Data extracted from a collection:
---*---

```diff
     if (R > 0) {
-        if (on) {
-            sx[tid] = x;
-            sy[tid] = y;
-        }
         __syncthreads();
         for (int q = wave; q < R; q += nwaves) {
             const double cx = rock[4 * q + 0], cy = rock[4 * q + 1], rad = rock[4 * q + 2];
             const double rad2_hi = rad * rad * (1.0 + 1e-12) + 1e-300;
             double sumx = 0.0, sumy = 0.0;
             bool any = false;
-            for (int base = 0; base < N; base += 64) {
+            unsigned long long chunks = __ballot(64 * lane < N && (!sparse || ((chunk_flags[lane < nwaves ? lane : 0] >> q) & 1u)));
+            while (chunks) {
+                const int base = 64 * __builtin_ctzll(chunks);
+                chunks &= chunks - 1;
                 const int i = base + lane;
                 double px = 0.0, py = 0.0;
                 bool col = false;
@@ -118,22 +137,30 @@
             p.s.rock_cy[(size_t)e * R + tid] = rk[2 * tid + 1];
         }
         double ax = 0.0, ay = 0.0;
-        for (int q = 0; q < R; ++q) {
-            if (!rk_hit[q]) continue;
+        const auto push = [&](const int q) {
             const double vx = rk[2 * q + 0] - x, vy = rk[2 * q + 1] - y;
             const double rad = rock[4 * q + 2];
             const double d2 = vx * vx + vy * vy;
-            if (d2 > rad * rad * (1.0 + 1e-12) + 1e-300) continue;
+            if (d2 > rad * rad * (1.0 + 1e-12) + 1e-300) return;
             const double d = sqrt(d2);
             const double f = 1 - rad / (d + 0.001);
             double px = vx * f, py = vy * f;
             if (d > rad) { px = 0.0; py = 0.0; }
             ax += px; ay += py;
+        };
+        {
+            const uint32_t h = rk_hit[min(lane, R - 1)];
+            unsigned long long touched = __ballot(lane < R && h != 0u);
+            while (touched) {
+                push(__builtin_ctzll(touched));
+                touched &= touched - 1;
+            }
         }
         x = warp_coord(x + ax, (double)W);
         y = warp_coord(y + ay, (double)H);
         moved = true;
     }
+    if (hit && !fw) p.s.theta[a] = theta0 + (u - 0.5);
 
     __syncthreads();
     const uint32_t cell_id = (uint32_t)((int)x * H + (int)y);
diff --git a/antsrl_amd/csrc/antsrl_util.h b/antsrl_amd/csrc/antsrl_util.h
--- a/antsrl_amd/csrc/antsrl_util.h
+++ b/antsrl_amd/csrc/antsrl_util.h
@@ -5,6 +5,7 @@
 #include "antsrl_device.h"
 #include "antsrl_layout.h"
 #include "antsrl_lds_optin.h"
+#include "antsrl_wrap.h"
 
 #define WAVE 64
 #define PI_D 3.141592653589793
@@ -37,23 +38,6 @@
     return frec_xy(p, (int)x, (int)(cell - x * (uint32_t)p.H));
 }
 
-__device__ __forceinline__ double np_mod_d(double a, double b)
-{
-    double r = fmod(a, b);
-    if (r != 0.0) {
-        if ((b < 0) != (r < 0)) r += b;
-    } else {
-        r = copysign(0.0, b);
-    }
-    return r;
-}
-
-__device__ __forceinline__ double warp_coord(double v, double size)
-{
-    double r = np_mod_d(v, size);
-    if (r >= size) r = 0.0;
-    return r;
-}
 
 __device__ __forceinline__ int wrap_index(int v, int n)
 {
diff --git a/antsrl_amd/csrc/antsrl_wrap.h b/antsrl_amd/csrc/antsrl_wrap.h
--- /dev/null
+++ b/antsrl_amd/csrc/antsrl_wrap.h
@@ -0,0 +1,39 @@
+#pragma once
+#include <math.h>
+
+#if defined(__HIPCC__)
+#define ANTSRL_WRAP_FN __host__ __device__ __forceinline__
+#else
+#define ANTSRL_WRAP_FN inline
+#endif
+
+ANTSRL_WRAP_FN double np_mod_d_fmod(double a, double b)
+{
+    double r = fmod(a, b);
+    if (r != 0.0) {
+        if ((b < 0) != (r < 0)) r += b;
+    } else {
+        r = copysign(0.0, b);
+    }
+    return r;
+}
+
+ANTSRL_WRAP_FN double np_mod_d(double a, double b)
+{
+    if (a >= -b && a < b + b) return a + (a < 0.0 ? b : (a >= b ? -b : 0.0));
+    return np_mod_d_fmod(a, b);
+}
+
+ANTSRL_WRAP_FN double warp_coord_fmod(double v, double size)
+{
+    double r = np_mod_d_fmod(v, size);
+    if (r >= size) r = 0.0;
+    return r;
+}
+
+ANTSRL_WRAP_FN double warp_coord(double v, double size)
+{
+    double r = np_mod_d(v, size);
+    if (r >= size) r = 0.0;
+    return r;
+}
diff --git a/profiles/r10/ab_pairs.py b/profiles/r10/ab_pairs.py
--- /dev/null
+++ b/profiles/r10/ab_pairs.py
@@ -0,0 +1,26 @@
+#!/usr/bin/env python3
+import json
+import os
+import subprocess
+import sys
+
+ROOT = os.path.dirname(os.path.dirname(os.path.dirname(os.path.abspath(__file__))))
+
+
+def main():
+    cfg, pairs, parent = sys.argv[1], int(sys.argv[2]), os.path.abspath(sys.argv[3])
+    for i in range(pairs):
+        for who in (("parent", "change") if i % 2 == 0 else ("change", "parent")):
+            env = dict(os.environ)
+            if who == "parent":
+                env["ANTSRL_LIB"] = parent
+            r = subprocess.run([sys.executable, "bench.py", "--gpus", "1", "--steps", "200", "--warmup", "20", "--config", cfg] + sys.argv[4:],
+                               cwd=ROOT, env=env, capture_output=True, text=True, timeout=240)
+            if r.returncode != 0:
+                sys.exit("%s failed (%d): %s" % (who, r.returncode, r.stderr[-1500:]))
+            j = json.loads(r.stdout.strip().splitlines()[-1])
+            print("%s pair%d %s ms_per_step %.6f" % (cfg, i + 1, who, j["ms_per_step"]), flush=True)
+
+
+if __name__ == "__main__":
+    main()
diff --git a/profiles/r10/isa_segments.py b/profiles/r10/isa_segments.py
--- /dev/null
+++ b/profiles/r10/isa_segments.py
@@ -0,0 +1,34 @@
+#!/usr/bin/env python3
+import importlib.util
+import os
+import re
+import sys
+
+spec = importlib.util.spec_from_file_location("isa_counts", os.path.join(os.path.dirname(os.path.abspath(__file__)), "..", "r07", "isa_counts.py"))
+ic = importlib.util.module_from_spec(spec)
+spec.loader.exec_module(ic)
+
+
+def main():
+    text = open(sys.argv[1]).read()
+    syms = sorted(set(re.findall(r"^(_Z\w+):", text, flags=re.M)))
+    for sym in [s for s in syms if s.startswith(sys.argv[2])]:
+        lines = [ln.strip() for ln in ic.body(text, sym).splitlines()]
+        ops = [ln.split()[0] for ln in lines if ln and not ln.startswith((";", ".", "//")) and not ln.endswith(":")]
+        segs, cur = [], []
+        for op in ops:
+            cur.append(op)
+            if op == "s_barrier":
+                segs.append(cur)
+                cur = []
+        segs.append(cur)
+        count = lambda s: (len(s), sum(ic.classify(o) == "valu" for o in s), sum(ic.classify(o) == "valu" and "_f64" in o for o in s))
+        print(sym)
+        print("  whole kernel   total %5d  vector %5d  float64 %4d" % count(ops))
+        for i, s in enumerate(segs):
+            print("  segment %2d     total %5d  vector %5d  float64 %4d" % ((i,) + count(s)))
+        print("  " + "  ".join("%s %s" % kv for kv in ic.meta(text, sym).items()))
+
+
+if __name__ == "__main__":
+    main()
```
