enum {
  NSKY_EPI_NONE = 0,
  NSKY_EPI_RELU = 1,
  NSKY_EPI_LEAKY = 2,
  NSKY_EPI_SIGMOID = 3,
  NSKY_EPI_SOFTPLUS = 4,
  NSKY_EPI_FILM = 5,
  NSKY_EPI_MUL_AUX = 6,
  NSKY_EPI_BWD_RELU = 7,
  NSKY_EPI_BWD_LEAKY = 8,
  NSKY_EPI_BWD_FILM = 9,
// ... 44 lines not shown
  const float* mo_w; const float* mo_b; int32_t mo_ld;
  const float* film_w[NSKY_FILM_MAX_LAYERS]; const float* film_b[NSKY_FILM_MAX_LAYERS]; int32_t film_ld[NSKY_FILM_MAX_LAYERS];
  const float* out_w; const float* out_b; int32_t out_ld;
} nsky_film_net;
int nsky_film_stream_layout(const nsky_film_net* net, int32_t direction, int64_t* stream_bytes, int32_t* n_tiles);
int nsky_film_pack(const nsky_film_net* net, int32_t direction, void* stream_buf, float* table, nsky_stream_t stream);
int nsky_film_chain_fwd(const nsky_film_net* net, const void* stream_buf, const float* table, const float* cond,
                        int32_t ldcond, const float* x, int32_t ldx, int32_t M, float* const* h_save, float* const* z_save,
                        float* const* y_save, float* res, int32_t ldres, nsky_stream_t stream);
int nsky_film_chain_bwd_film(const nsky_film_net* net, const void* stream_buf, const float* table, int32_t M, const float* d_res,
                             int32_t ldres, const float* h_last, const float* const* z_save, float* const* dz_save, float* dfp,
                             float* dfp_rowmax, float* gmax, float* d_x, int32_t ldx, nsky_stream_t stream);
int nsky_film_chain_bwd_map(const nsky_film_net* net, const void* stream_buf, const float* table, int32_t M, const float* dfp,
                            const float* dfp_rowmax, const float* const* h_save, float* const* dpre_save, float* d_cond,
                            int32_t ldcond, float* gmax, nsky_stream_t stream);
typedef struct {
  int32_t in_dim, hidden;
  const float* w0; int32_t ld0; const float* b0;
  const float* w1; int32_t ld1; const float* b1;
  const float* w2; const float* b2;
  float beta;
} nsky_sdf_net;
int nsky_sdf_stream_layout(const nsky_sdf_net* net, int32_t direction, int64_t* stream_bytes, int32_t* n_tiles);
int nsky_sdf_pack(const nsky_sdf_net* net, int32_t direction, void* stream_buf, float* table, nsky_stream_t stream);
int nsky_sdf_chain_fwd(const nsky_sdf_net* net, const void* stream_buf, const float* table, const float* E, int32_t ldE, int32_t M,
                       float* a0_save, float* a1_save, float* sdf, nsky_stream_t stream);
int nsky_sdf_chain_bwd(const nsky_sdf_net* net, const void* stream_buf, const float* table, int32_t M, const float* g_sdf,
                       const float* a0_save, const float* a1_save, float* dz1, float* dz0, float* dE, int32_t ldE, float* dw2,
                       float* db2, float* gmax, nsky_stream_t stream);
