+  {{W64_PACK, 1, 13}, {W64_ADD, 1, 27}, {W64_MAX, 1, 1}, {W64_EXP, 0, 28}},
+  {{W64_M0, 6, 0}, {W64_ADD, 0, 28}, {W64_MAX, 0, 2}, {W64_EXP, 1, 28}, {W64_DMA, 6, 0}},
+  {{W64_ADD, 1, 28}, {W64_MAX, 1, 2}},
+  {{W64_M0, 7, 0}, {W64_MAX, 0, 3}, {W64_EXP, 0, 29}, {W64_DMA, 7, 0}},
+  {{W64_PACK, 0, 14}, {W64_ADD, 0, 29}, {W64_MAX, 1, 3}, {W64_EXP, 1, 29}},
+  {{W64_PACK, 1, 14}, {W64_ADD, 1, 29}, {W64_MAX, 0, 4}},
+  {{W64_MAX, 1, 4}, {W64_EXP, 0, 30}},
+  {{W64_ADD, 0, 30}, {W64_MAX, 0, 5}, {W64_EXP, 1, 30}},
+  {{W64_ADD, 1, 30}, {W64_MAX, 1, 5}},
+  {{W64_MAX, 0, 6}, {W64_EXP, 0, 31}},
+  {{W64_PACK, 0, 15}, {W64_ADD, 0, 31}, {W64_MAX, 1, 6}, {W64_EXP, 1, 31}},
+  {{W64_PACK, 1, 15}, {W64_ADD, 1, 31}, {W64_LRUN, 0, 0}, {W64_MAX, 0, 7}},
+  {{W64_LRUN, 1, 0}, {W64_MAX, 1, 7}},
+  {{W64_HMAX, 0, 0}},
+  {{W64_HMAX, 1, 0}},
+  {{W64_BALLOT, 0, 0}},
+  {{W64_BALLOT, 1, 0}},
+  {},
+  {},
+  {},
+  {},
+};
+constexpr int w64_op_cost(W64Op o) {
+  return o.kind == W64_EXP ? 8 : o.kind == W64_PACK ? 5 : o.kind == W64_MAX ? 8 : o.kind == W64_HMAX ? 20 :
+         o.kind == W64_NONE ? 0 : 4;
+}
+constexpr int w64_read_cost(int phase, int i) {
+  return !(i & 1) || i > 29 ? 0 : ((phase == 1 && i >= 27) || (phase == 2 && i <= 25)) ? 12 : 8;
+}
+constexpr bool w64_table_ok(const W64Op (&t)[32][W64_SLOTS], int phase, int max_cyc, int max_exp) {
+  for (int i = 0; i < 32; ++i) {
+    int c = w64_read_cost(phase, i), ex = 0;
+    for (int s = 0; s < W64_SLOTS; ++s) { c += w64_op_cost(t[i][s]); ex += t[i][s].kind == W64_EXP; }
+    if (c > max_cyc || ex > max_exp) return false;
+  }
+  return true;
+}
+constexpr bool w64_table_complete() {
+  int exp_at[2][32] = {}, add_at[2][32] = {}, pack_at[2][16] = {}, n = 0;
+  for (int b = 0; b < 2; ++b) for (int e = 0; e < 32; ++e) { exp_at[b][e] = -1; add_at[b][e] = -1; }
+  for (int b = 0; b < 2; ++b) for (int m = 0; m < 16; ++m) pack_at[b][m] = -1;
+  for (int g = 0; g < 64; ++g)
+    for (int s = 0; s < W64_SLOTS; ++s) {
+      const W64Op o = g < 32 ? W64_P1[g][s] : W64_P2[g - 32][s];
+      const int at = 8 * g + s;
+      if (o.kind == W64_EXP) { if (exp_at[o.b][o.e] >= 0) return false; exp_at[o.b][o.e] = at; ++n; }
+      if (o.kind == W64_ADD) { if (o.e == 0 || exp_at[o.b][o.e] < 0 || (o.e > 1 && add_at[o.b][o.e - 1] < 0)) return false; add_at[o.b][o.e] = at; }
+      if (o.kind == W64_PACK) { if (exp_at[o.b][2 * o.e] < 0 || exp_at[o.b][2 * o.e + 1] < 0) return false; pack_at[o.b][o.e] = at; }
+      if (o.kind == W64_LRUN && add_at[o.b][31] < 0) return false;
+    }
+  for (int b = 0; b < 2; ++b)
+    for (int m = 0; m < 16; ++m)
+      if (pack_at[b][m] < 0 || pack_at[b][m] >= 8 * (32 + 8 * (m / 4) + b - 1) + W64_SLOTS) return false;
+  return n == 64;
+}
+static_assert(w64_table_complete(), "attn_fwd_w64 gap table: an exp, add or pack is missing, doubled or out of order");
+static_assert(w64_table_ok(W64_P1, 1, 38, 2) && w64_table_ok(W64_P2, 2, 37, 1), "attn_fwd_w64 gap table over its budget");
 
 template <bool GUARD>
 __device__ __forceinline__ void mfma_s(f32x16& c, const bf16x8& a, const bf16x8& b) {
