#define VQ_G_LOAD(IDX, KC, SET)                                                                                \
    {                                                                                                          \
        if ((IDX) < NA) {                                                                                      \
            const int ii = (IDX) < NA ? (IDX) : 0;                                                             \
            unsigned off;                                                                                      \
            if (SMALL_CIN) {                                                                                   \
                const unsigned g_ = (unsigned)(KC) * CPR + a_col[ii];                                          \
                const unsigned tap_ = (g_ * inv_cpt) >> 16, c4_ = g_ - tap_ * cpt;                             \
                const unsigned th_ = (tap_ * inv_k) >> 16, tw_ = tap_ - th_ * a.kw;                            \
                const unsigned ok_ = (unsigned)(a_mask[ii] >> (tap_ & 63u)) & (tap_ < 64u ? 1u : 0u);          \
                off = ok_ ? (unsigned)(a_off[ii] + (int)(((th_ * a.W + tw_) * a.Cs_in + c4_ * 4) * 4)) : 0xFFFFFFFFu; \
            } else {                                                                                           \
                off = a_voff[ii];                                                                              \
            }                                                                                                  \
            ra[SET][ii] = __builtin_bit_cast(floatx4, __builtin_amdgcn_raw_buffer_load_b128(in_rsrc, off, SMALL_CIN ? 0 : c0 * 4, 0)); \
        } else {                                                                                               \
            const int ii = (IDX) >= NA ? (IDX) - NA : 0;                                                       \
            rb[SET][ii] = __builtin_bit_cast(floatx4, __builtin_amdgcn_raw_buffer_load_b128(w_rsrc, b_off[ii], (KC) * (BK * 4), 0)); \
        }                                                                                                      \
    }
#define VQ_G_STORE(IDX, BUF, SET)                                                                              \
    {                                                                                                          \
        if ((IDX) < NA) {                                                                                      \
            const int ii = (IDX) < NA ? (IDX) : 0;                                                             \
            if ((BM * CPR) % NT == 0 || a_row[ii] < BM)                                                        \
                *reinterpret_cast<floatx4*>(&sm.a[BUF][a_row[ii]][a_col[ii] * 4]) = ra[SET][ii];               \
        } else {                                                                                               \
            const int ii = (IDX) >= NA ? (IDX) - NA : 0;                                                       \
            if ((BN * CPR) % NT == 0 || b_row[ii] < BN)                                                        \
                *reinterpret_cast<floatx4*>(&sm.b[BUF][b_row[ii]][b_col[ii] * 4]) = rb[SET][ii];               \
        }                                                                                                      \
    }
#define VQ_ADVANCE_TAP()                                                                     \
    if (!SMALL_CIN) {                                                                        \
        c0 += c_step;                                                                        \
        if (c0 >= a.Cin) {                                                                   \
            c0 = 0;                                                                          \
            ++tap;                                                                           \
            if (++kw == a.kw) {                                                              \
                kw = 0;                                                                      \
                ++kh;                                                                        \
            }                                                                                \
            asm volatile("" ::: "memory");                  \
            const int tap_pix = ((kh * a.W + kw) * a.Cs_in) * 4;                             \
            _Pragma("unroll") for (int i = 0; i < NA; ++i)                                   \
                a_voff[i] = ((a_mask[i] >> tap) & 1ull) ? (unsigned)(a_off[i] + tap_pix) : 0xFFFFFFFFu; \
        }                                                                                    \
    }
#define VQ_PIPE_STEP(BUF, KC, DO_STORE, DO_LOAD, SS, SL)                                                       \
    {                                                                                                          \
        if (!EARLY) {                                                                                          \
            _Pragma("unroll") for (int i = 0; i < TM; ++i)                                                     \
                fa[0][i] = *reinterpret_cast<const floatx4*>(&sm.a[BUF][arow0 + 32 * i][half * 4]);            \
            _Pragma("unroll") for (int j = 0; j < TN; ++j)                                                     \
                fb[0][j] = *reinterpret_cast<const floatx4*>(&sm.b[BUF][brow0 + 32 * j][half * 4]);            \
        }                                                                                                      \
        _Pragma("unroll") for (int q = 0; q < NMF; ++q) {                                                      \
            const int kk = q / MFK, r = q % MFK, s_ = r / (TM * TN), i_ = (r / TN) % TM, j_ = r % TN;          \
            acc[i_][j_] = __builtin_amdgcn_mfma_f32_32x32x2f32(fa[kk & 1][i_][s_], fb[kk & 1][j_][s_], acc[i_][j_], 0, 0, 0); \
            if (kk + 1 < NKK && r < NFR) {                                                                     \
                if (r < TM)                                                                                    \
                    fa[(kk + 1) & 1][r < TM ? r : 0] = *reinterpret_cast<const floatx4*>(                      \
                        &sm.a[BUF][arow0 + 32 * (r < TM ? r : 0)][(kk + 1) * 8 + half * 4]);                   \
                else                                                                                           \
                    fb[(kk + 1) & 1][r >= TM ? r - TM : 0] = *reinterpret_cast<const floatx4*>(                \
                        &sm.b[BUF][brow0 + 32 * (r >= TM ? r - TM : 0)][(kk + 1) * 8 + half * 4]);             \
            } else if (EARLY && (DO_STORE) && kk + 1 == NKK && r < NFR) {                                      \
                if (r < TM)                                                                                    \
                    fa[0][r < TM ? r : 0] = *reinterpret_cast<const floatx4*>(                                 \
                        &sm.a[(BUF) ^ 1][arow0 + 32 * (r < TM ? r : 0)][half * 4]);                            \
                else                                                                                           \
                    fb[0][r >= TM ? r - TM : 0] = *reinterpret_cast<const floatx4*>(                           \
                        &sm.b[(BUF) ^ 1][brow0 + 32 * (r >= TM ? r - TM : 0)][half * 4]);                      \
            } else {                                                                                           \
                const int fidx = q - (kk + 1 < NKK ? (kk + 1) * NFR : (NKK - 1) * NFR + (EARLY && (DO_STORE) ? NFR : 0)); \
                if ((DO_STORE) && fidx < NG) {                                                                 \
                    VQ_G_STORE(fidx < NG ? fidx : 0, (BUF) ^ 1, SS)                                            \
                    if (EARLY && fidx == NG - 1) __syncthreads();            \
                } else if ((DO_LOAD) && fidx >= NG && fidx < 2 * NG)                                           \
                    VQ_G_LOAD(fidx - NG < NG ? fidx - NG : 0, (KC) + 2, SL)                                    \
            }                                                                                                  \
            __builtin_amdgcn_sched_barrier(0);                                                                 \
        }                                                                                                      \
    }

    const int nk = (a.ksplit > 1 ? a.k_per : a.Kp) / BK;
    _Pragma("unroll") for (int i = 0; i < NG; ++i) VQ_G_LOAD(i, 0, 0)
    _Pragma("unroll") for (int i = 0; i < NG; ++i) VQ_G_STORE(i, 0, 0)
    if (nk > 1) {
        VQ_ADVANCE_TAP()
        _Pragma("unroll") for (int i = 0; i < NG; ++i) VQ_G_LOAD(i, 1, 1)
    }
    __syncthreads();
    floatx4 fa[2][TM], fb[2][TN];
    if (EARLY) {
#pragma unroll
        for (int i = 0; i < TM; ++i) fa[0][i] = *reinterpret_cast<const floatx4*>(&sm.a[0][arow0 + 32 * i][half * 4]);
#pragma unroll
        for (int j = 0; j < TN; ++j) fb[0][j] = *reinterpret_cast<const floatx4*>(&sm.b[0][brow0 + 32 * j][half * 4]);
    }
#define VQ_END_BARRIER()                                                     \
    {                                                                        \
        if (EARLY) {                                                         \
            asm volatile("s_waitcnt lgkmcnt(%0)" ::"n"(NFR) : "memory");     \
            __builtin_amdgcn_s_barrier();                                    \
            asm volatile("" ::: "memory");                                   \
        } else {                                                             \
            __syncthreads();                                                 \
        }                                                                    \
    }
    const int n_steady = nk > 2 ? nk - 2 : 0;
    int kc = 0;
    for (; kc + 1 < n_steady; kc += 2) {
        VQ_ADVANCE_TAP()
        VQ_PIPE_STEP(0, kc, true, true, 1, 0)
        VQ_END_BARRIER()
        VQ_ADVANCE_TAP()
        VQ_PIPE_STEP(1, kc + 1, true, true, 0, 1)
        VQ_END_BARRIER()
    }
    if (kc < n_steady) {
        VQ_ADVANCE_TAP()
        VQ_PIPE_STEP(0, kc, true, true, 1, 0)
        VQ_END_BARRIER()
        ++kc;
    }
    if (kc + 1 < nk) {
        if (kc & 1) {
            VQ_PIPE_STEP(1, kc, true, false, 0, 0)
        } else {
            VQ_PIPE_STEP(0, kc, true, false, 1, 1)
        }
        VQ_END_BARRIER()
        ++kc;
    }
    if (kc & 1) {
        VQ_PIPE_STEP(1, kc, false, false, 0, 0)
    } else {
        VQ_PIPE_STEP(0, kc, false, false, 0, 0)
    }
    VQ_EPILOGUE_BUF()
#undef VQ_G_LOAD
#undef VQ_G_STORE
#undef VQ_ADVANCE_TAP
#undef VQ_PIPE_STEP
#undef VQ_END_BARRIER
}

---*---

**YOUR INSTRUCTIONS:** Find the lines above that contain the word "false" and copy each one.

**TASK ANSWER:**
             bool any = false;
                 bool col = false;
+    if (c > max_cyc || ex > max_exp) return false;
+      if (o.kind == W64_EXP) { if (exp_at[o.b][o.e] >= 0) return false; exp_at[o.b][o.e] = at; ++n; }
+      if (o.kind == W64_ADD) { if (o.e == 0 || exp_at[o.b][o.e] < 0 || (o.e > 1 && add_at[o.b][o.e - 1] < 0)) return false; add_at[o.b][o.e] = at; }
+      if (o.kind == W64_PACK) { if (exp_at[o.b][2 * o.e] < 0 || exp_at[o.b][2 * o.e + 1] < 0) return false; pack_at[o.b][o.e] = at; }
+      if (o.kind == W64_LRUN && add_at[o.b][31] < 0) return false;
+      if (pack_at[b][m] < 0 || pack_at[b][m] >= 8 * (32 + 8 * (m / 4) + b - 1) + W64_SLOTS) return false;
            VQ_PIPE_STEP(1, kc, true, false, 0, 0)
            VQ_PIPE_STEP(0, kc, true, false, 1, 1)
        VQ_PIPE_STEP(1, kc, false, false, 0, 0)
        VQ_PIPE_STEP(0, kc, false, false, 0, 0)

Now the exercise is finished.